By AI algorithm progress, I assume you mean something like the Hernandez progress law?
It’s worth pointing out that the Hernandez experience curve is still pretty slow compared to the GPU vs GPU gap. A GPU is like 20x better, and Hernandez is a halving of cost every 16 months due to hardware+software improvement; even at face-value, you’d need at least 5 halvings to catch up, taking at least half a decade. Worse, ‘hardware’ here means ‘GPU’, of course, so Hernandez is an overestimate of a hypothetical ‘CPU’ curve, so you’re talking more like decades. Actually, it’s worse than that, because ‘software’ here means ‘all of the accelerated R&D enabled by GPUs being so awesome and letting us try out lots of things by trial-and-error’; experience curves are actually caused by the number of cumulative ‘units’, and not by mere passage of time (progress doesn’t just drop out of the sky, people have to do stuff), so if you slow down the number of NNs which can be trained (because you can only use 20x worse CPUs), it takes far longer to train twice as many NNs as trained cumulatively to date. (And if the CPUs are being improved to train NNs, then you might have a synergistic slowdown on top of that because you don’t know what to optimize your new CPUs for when the old CPUs are still sluggishly cranking along running your experimental NNs.) So, even with zero interference or regulation other than not being able to use GPUs, progress will slam abruptly to a crawl compared to what you’re used to now. (One reason I think Chinese DL may be badly handicapped as time passes: they can windowshop Western DL on Arxiv, certainly, which can be useful, but not gain the necessary tacit practical knowledge to exploit it fully or do anything novel & important.)
Finally, it may be halving up to now, but there is presumably (just like DL scaling laws) some ‘irreducible loss’ or asymptote.
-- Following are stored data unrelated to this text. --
constexpr uint32_t CHUNK_WAIT_MAX = 1u << 14;
__device__ __forceinline__ uint64_t chunk_base(LP_G uint64_t* st, int64_t c, uint64_t count, int wait_max) {
    if (wait_max < 0 && (wait_max != -2 || (c & 1))) return ~0ull;
    uint64_t v = 0;
    const uint32_t lim = wait_max <= 0 ? CHUNK_WAIT_MAX : (uint32_t)wait_max;
    if (lane_id() == 0) {
        for (uint32_t it = 0;; ++it) {
            v = __hip_atomic_load(&st[c], __ATOMIC_RELAXED, __HIP_MEMORY_SCOPE_AGENT);
            if (v & CS_INC) break;
            if (it >= lim) { v = ~0ull; break; }
            __builtin_amdgcn_s_sleep(4);
        }
    }
    v = __shfl(v, 0);
    return v == ~0ull ? ~0ull : (v & CS_CNT) - count;
}

__device__ __noinline__ void chunk_excess(const uint8_t* __restrict__ buf, uint64_t nbytes, const Columns& C,
                                         const uint8_t* win, uint64_t w0, uint64_t w1, uint64_t t_lo, uint64_t t_hi,
                                         uint32_t first, uint64_t base, int64_t chunk, uint32_t count) {
    const int lane = lane_id();
    const int nv = (int)((w1 - w0 + 15) >> 4);
    uint32_t run = first;
    for (int k0 = 0; k0 < nv; k0 += PW) {
        const int k = k0 + lane;
        const uint64_t p = w0 + 16ull * k;
        uint32_t ms = 0;
        if (k < nv) {
            const u32x4 v = *reinterpret_cast<const u32x4*>(win + 16 * k);
            ms = term_bits(make_uint4(v[0], v[1], v[2], v[3]), buf, p, nbytes);
            if (p < t_lo) ms &= t_lo - p >= 16 ? 0u : ~0u << (uint32_t)(t_lo - p);
            if (p + 16 > t_hi) ms &= t_hi > p ? (1u << (uint32_t)(t_hi - p)) - 1u : 0u;
        }
        const uint32_t c = (uint32_t)__popc(ms);
        const uint32_t incl = wave_incl_scan(c);
        uint32_t r = run + incl - c;
        run += (uint32_t)__shfl((int)incl, 63);
        for (uint32_t m = ms; m; m &= m - 1, ++r) {
            if (r < (uint32_t)PW) continue;
            const uint64_t li = base + r;
            if ((int64_t)li >= C.cap_lines) continue;
            line_off_w(C)[li] = p + (uint64_t)__builtin_ctz(m) + 1;
            queue_line(C, li);
        }
    }
    if (lane == 0 && run != count) {
        check_fail(C, CHK_EXCESS, (uint64_t)chunk, run, count, base);
        if (C.meta->err_info[1] == (uint64_t)chunk) {
            C.meta->err_info[5] = w0;
            C.meta->err_info[6] = w1;
            C.meta->err_info[7] = t_lo;
            C.meta->err_info[8] = t_hi;
            C.meta->err_info[9] = first;
            C.meta->err_info[10] = (uint64_t)(uintptr_t)win;
            C.meta->err_info[11] = nbytes;
            C.meta->err_info[12] = (uint64_t)(uintptr_t)buf;
        }
    }
}

template <bool LA, bool SIMPLE, bool MF = false, int SHAPE = FS_NONE>
__device__ __forceinline__ void parse_chunk(const uint8_t* __restrict__ buf, uint64_t nbytes, const Program& P,
                                            const Columns& C, const Elem* s_elems, uint8_t* smem, int64_t c,
                                            int64_t n_chunks, uint32_t cb, uint32_t win_cap, uint32_t stk_words,
                                            int direct, int wait_max, bool second) {
    const uint64_t c0 = (uint64_t)c * cb;
    const uint64_t c1 = c0 + cb < nbytes ? c0 + cb : nbytes;
    const int lane = lane_id();
    WaveStack stk{reinterpret_cast<uint32_t*>(smem + 16 * P.n_elems) + lane};
    uint32_t* starts = reinterpret_cast<uint32_t*>(smem + 16 * P.n_elems + 4 * stk_words);
    uint8_t* win = smem + 16 * P.n_elems + 4 * stk_words + 16 * ((4 * MAXS + 15) / 16);
    uint16_t* msk16 = reinterpret_cast<uint16_t*>(win + win_cap);
    const uint64_t w0 = c0 >= 64 ? c0 - 64 : 0;
    const uint64_t w1 = w0 + win_cap < nbytes ? w0 + win_cap : nbytes;
    const uint64_t t_lo = c0 ? c0 - 1 : 0, t_hi = c1 - 1;
    const uint32_t first = c0 == 0 ? 1u : 0u;
    if (first && lane == 0) starts[0] = 0;
    LP_PROF(0);
    const ChunkScan S = stage_chunk(buf, nbytes, w0, w1, t_lo, t_hi, first, win, msk16, starts);
    if (!second) chunk_publish(C.chunk_state, c, S.count);
    LP_PROF(60);
    __syncthreads();
    const uint32_t nl = S.count < (uint32_t)PW ? S.count : (uint32_t)PW;
    const bool has = (uint32_t)lane < nl;
    uint32_t s = 0, e = 0;
    bool known = false;
    if (has) {
        s = starts[lane];
        if ((uint32_t)lane + 1 < S.count) {
            e = starts[lane + 1] - 1;
            known = true;
        } else if (S.end_term != ~0ull) {
            e = (uint32_t)(S.end_term - w0);
            known = true;
        } else if (w1 == nbytes) {
            e = (uint32_t)(nbytes - w0);
            known = true;
        }
    }
    const bool lds_line = has && known && !direct;
    const int n = lds_line ? crlf_len((int)(e - s), e > s ? win[e - 1] : 0u) : 0;
    const LineT<lds_bytes, lds_u64> L{(lds_bytes)win, lds_line ? s : 0u, n, (lds_u64)reinterpret_cast<uint64_t*>(msk16)};
    LineOut o;
    o.status = ST_OK;
    o.tdone = o.smdone = o.bipdone = 0;
    LP_PROF(1);
    uint32_t mword = 0;
    if constexpr (MF) {
        if (lds_line) {
            bool redo = false;
            mword = fmt_match_word<false>(P, s_elems, L, stk, S.clean, &redo, &o.caps);
            const uint32_t mm = mword & 0xFFu;
            if (redo || (mword >> 8) || (mm & (mm - 1))) o.status = ST_REDO;
            else if (mm == 0) o.status = ST_BAD;
            else phase1<true, LA, false, false, true>(P, s_elems, L, o, stk, C, 0, S.clean, __builtin_ctz(mm));
        }
    } else {
#if defined(LP_DFS_IN_CHUNKS)
        if (lds_line) phase1<false, LA, SIMPLE, true>(P, s_elems, L, o, stk, C, 0, S.clean, 0);
#else
        if (lds_line) phase1<false, LA, SIMPLE, false, false, SHAPE>(P, s_elems, L, o, stk, C, 0, S.clean, 0);
#endif
    }
    LP_PROF(9);
    const uint64_t base = chunk_base(C.chunk_state, c, S.count, second ? (int)CHUNK_WAIT_MAX : wait_max);
    if (base == ~0ull) {
        if (lane == 0) {
            const uint64_t q = atomicAdd(&C.meta->deferred, 1ull);
            if (q < (uint64_t)n_chunks) C.deferred_chunks[q] = (uint32_t)c;
            else check_fail(C, CHK_QUEUE, 1, q, (uint64_t)c, (uint64_t)n_chunks);
        }
        return;
    }
    LP_PROF(61);
    const int64_t cap = C.cap_lines;
    const int64_t li = (int64_t)base + lane;
    const bool mine = has && li < cap;
    if (mine) line_off_w(C)[li] = w0 + s;
    if constexpr (MF) {
        if (mine) C.fmt_match[li] = (uint16_t)mword;
    }
    const bool redo = lds_line && o.status == ST_REDO;
    const bool row = mine && lds_line && !redo;
    if (mine && (!lds_line || redo)) queue_line(C, (uint64_t)li);
    {
        const uint32_t nredo = (uint32_t)__popcll(__ballot(mine && redo));
        if (nredo && lane == 0) atomicAdd(&C.meta->dfs_lines, (unsigned long long)nredo);
    }
    if (row) {
        write_line(P, o, C, li);
        if (!P.has_phase2()) C.arena_base[li] = 0;
    }
    if (S.count > (uint32_t)PW)
        chunk_excess(buf, nbytes, C, win, w0, w1, t_lo, t_hi, first, base, c, S.count);
    if (c == n_chunks - 1 && lane == 0) {
        const uint64_t total = base + S.count;
        C.meta->n_lines = total;
        C.meta->cap_ovf = (int64_t)total > cap ? 1ull : 0ull;
        if ((int64_t)total <= cap) {
            const uint8_t last = buf[nbytes - 1];
            line_off_w(C)[total] = last == '\n' || last == '\r' ? nbytes : nbytes + 1;
        }
    }
    WaveCounts WC;
    WC.act = (uint32_t)__popcll(__ballot(row));
    WC.ok = (uint32_t)__popcll(__ballot(row && o.status == ST_OK));
    WC.bad = (uint32_t)__popcll(__ballot(row && o.status == ST_BAD));
    WC.store(C.chunk_counts, c);
    LP_PROF(62);
}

After all, no matter how many pickup trucks Ford manufactures, you don’t expect the cost of a truck to hit $1; no matter how clever people are, presumably there’s always going to be some minimum number of computations it takes to train a good ImageNet classifier. It may be that while progress never technically stops, it simply asymptotes at a cost so high that no one will ever try to pay it. Who’s going to pay for the chip fabs, which double in cost every generation? Who’s going to risk paying for the chip fabs, for that matter? It’s a discrete thing, and the ratchet may just stop turning. (This is also a problem for the experience curve itself: you might just hit a point where no one makes another unit, because they don’t want to, or they are copying previously-trained models. No additional units, no progress along the experience curve. And then you have ‘bitrot’… Technologies can be uninvented if no one no longer knows how to make them.)
I don’t think that works. (Not immediately finding anything in that PDF about training small models up to large in a purely sparse/CPU-friendly manner.) And every time you increase, you’re back in the dense regime where GPUs win. (Note that even MoEs are basically just ways to orchestrate a bunch of dense models, ideally one per node.) What you need is some really fine-grained sparsity with complex control flow and many many zeros where CPUs can compete with GPUs. I don’t deny that there is probably some way to train models this way, but past efforts have not been successful and it’s not looking good for the foreseeable future either. Dense models, like vanilla Transformers, turn out to be really good at making GPUs-go-brrrr and that turns out to usually be the most important property of an arch.